- [Task requirements]:
Write out once more the lines running from the top of the entries below to the line with "if ((a->shs == nullptr)", both ends included.

---+---

int dgs_raster_forward(DgsRasterForwardArgs* a, dgs_stream_t stream) {
    hipStream_t st = static_cast<hipStream_t>(stream);
    if (!a || a->P < 0 || a->width <= 0 || a->height <= 0 || a->V < 1 || a->views_per_set < 1) return DGS_ERR_INVALID_ARGUMENT;
    const int P = a->P, V = a->V, W = a->width, H = a->height;
    a->num_rendered = 0;
    (void)hipGetLastError();
    if (!a->out_color || !a->geom_alloc || !a->img_alloc || !a->binning_alloc) return DGS_ERR_INVALID_ARGUMENT;
    if ((a->out_depth == nullptr) != (a->out_alpha == nullptr)) return DGS_ERR_INVALID_ARGUMENT;
    const bool aux = a->out_depth != nullptr;
    const size_t HW = (size_t)W * H;
    if (P == 0) {
        hipMemsetAsync(a->out_color, 0, (size_t)V * 3 * HW * sizeof(float), st);
        if (aux) { hipMemsetAsync(a->out_depth, 0, (size_t)V * HW * sizeof(float), st); hipMemsetAsync(a->out_alpha, 0, (size_t)V * HW * sizeof(float), st); }
        return check(st, a->debug);
    }
    if (!a->means3D || !a->opacities || !a->viewmatrix || !a->projmatrix || !a->campos || !a->background || !a->radii) return DGS_ERR_INVALID_ARGUMENT;
    if ((a->shs == nullptr) == (a->colors_precomp == nullptr)) return DGS_ERR_NEED_COLORS;
    if (a->cov3D_precomp ? (a->scales || a->rotations) : !(a->scales && a->rotations)) return DGS_ERR_NEED_COVARIANCE;
    if (a->shs && (a->M < 1 || a->D < 0 || (a->D + 1) * (a->D + 1) > a->M || a->D > 3)) return DGS_ERR_INVALID_ARGUMENT;

    FwdParams p{};
    p.P = P; p.D = a->D; p.M = a->M; p.W = W; p.H = H; p.V = V; p.vps = a->views_per_set;
    p.gx = (W + kTile - 1) / kTile; p.gy = (H + kTile - 1) / kTile; p.T = p.gx * p.gy;
    p.bg = a->background; p.means3D = a->means3D; p.shs = a->shs; p.colors_pre = a->colors_precomp; p.opac = a->opacities;
    p.scales = a->scales; p.rots = a->rotations; p.cov_pre = a->cov3D_precomp; p.viewm = a->viewmatrix; p.projm = a->projmatrix;
    p.campos = a->campos; p.tanfov = a->tanfov; p.tanfovx = a->tanfovx; p.tanfovy = a->tanfovy; p.scale_mod = a->scale_modifier;
    p.prefiltered = a->prefiltered; p.raw_act = a->raw_activations; p.radii = a->radii; p.out_color = a->out_color;
    p.out_depth = a->out_depth; p.out_alpha = a->out_alpha;
    p.exact_exp = a->exact_exp ? 1 : 0;
    p.debug = a->debug ? 1 : 0;

    size_t gbytes, ibytes;
    GeomState::carve(nullptr, (size_t)P, (size_t)V, &gbytes);
    ImageState::carve(nullptr, (size_t)W, (size_t)H, (size_t)V, &ibytes);
    void* gbuf = a->geom_alloc(gbytes, a->geom_user);
    void* ibuf = a->img_alloc(ibytes, a->img_user);
    if (!gbuf || !ibuf) return DGS_ERR_ALLOC;
    p.g = GeomState::carve(gbuf, (size_t)P, (size_t)V, nullptr);
    p.im = ImageState::carve(ibuf, (size_t)W, (size_t)H, (size_t)V, nullptr);
    const bool async = a->binning_capacity > 0;
    void* bbuf = nullptr;
    if (async) {
        bbuf = a->binning_alloc(dgs_raster_binning_bytes(a->binning_capacity), a->binning_user);
        if (!bbuf) return DGS_ERR_ALLOC;
        p.bn = BinningState::carve(bbuf, (size_t)a->binning_capacity, nullptr);
    }

    const int VT = V * p.T;
    constexpr int kBitonicMax = 16384;
    static const bool lds_ok =
        hipFuncSetAttribute(reinterpret_cast<const void*>(tile_bitonic_kernel<256>), hipFuncAttributeMaxDynamicSharedMemorySize,
                            kBitonicMax * 8 + 2 * kBuckets * 4) == hipSuccess &&
        hipFuncSetAttribute(reinterpret_cast<const void*>(tile_bitonic_kernel<1024>), hipFuncAttributeMaxDynamicSharedMemorySize,
                            kBitonicMax * 8 + 2 * kBuckets * 4) == hipSuccess &&
        hipFuncSetAttribute(reinterpret_cast<const void*>(tile_bitonic_kernel<512>), hipFuncAttributeMaxDynamicSharedMemorySize,
                            kBitonicMax * 8 + 2 * kBuckets * 4) == hipSuccess &&
        hipFuncSetAttribute(reinterpret_cast<const void*>(range_sort_kernel<512>), hipFuncAttributeMaxDynamicSharedMemorySize,
                            kRangeSortCap * 8 + 2 * kBuckets * 4) == hipSuccess;
    if (!lds_ok) { fprintf(stderr, "[dgs] rasterizer: hipFuncSetAttribute(tile_bitonic_kernel, %d bytes of LDS) failed\n", kBitonicMax * 8 + 2 * kBuckets * 4); return DGS_ERR_DEVICE; }
    hipLaunchKernelGGL(zero_words_kernel, dim3(1), dim3(1024), 0, st, p.im.tile_count, (int)p.im.zero_span((size_t)V));
    const dim3 gridP((P + 255) / 256, V);
    const bool lds_tiles = p.T <= 4096;
    if (lds_tiles) hipLaunchKernelGGL((preprocess_kernel<true>), gridP, dim3(256), (size_t)p.T * 4, st, p);
    else hipLaunchKernelGGL((preprocess_kernel<false>), gridP, dim3(256), 0, st, p);
    int rc = check(st, a->debug);
    if (rc) return rc;

    const bool can_scan = scan_form_possible(p.gx, p.gy, p.T, P);
    p.bin_mode = a->binning_form;
    if (p.bin_mode < 0 || p.bin_mode > 3 || (p.bin_mode == 0 && !can_scan) || (p.bin_mode == kFormScan && !can_scan)) p.bin_mode = can_scan ? 0 : kFormBitonic;
    int bitonic_only_cap = 0;
    if (async && p.bin_mode == kFormBitonic && a->longest_hint > 0) {
        bitonic_only_cap = 2048;
        while (bitonic_only_cap < a->longest_hint + a->longest_hint / 2 && bitonic_only_cap < kBitonicMax) bitonic_only_cap <<= 1;
    }
    hipLaunchKernelGGL(scan_tiles_kernel, dim3(1), dim3(1024), 0, st, p.im.tile_count, p.im.ranges, p.im.tile_cursor, VT, p.im.totals,
                       async ? (long long)a->binning_capacity : -1LL, p.im.tile_order, p.gx, p.gy, a->num_rendered_dev, a->num_rendered_host);
    rc = check(st, a->debug);
    if (rc) return rc;

    int forms = 0;
    static thread_local int last_form = 0;
    bool radix_done = false;
    auto radix_sort = [&]() {
        const int NB = sort_blocks(P);
        static const bool use_radix = getenv("DGS_RASTER_SORT") && !strcmp(getenv("DGS_RASTER_SORT"), "radix");
        const int RB = range_blocks(P);
        if (!use_radix && RB <= 1024) {
            const int stride = (int)range_ws_stride(P);
            hipLaunchKernelGGL(range_count_kernel, dim3(RB, V), dim3(256), 0, st, p.g.keys[0], p.im.depth_range, p.g.range_ws, P, V, stride);
            const int NWIN = range_windows(P), seg_off = 2 * kRangeBuckets + 1 + RB;
            hipLaunchKernelGGL(range_plan_kernel, dim3(V), dim3(1024), 0, st, p.g.range_ws, RB, NWIN, stride);
            hipLaunchKernelGGL(range_scatter_kernel, dim3(RB, V), dim3(256), 0, st, p.g.keys[0], p.im.depth_range, p.g.range_ws, p.g.keys[1], p.g.vals[1],
                               p.g.vals[0], p.g.rank_of, P, V, stride);
            hipLaunchKernelGGL(range_sort_kernel<512>, dim3(NWIN, V), dim3(512), kRangeSortCap * 8 + 2 * kBuckets * 4, st, p.g.range_ws, p.g.keys[1], p.g.vals[1],
                               p.g.vals[0], p.g.rank_of, P, stride, seg_off);
            radix_done = true;
            return;
        }
        for (int pass = 0; pass < 4; ++pass) {
            const int in = pass & 1, out = in ^ 1;
            hipLaunchKernelGGL(radix_hist_kernel, dim3(NB, V), dim3(256), 0, st, p.g.keys[in], p.g.radix_hist, P, NB, 8 * pass);
            hipLaunchKernelGGL(radix_colscan_kernel, dim3(1, V), dim3(256), 0, st, p.g.radix_hist, p.g.radix_base, NB);
            hipLaunchKernelGGL(radix_scatter_kernel, dim3(NB, V), dim3(256), 0, st, p.g.keys[in], pass == 0 ? (const uint32_t*)nullptr : p.g.vals[in],
                               p.g.keys[out], p.g.vals[out], pass == 3 ? p.g.rank_of : (uint32_t*)nullptr, p.g.radix_hist, p.g.radix_base, P, NB, 8 * pass);
        }
        radix_done = true;
    };
    if (!async) {
        if (last_form != kFormBitonic && p.bin_mode != kFormBitonic) radix_sort();
        int32_t tot[4] = {0, 0, 0, 0};
        if (hipMemcpyAsync(tot, p.im.totals, sizeof(tot), hipMemcpyDeviceToHost, st) != hipSuccess) return DGS_ERR_DEVICE;
        if (hipStreamSynchronize(st) != hipSuccess) return DGS_ERR_DEVICE;
        if (tot[1] != 0) return tot[1];
        a->num_rendered = (int64_t)(uint32_t)tot[0];
        a->longest_list = (int64_t)(uint32_t)tot[2];
        bbuf = a->binning_alloc(dgs_raster_binning_bytes(a->num_rendered), a->binning_user);
        if (!bbuf) return DGS_ERR_ALLOC;
        p.bn = BinningState::carve(bbuf, (size_t)(a->num_rendered < 1 ? 1 : a->num_rendered), nullptr);
        int cap = 2048;
        while (cap < tot[2] && cap < kBitonicMax) cap <<= 1;
        p.bitonic_cap = cap;
        last_form = binning_form_of(p.bin_mode, p.bitonic_cap, a->num_rendered, (uint32_t)tot[2], p.T, P, V);
        forms = 1 << last_form;
    } else {
        a->num_rendered = -1;
        a->longest_list = -1;
        p.bitonic_cap = bitonic_only_cap ? bitonic_only_cap : kBitonicMax;
        p.bitonic_any = bitonic_only_cap ? 1 : 0;
        forms = p.bin_mode ? (1 << p.bin_mode) | (p.bin_mode == kFormBitonic && !bitonic_only_cap ? 1 << kFormRankSort : 0)
                           : (1 << kFormRankSort) | (1 << kFormScan) | (1 << kFormBitonic);
    }

    size_t blend_pad = 0;
    if constexpr (kRasterAblate) { static const int pad = [] { const char* e = getenv("DGS_RASTER_FWD_LDS_PAD"); return e ? atoi(e) : 0; }(); blend_pad = (size_t)pad; }
    if ((forms & ((1 << kFormRankSort) | (1 << kFormScan))) && !radix_done) radix_sort();
    if (forms & (1 << kFormScan)) {
        hipLaunchKernelGGL(rank_rects_kernel, gridP, dim3(256), 0, st, p);
        launch_blend_forward<true>(p, aux, VT, blend_pad, st);
    }
    if (forms & ((1 << kFormRankSort) | (1 << kFormBitonic))) {
        if (lds_tiles) hipLaunchKernelGGL((emit_instances_kernel<true>), gridP, dim3(256), (size_t)p.T * 8, st, p);
        else hipLaunchKernelGGL((emit_instances_kernel<false>), gridP, dim3(256), 0, st, p);
    }
    if (forms & (1 << kFormRankSort)) {
        const int wwords = pick_window_words(P);
        hipLaunchKernelGGL(tile_sort_kernel, dim3(p.T, V), dim3(256), (size_t)wwords * 4, st, p, wwords);
    }
    if (forms & (1 << kFormBitonic)) {
        const size_t lds = (size_t)p.bitonic_cap * 8 + 2 * kBuckets * 4;
        static const int nt_env = getenv("DGS_RASTER_BITONIC_NT") ? atoi(getenv("DGS_RASTER_BITONIC_NT")) : 0;
        if (p.bitonic_cap > 8192) hipLaunchKernelGGL(tile_bitonic_kernel<1024>, dim3(VT), dim3(1024), lds, st, p);
        else if (p.bitonic_cap >= 4096 && nt_env != 256) hipLaunchKernelGGL(tile_bitonic_kernel<512>, dim3(VT), dim3(512), lds, st, p);
        else hipLaunchKernelGGL(tile_bitonic_kernel<256>, dim3(VT), dim3(256), lds, st, p);
    }
    if (forms & ((1 << kFormRankSort) | (1 << kFormBitonic))) launch_blend_forward<false>(p, aux, VT, blend_pad, st);
    return check(st, a->debug);
}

---+---

- [Response for this exercise]:
int dgs_raster_forward(DgsRasterForwardArgs* a, dgs_stream_t stream) {
    hipStream_t st = static_cast<hipStream_t>(stream);
    if (!a || a->P < 0 || a->width <= 0 || a->height <= 0 || a->V < 1 || a->views_per_set < 1) return DGS_ERR_INVALID_ARGUMENT;
    const int P = a->P, V = a->V, W = a->width, H = a->height;
    a->num_rendered = 0;
    (void)hipGetLastError();
    if (!a->out_color || !a->geom_alloc || !a->img_alloc || !a->binning_alloc) return DGS_ERR_INVALID_ARGUMENT;
    if ((a->out_depth == nullptr) != (a->out_alpha == nullptr)) return DGS_ERR_INVALID_ARGUMENT;
    const bool aux = a->out_depth != nullptr;
    const size_t HW = (size_t)W * H;
    if (P == 0) {
        hipMemsetAsync(a->out_color, 0, (size_t)V * 3 * HW * sizeof(float), st);
        if (aux) { hipMemsetAsync(a->out_depth, 0, (size_t)V * HW * sizeof(float), st); hipMemsetAsync(a->out_alpha, 0, (size_t)V * HW * sizeof(float), st); }
        return check(st, a->debug);
    }
    if (!a->means3D || !a->opacities || !a->viewmatrix || !a->projmatrix || !a->campos || !a->background || !a->radii) return DGS_ERR_INVALID_ARGUMENT;
    if ((a->shs == nullptr) == (a->colors_precomp == nullptr)) return DGS_ERR_NEED_COLORS;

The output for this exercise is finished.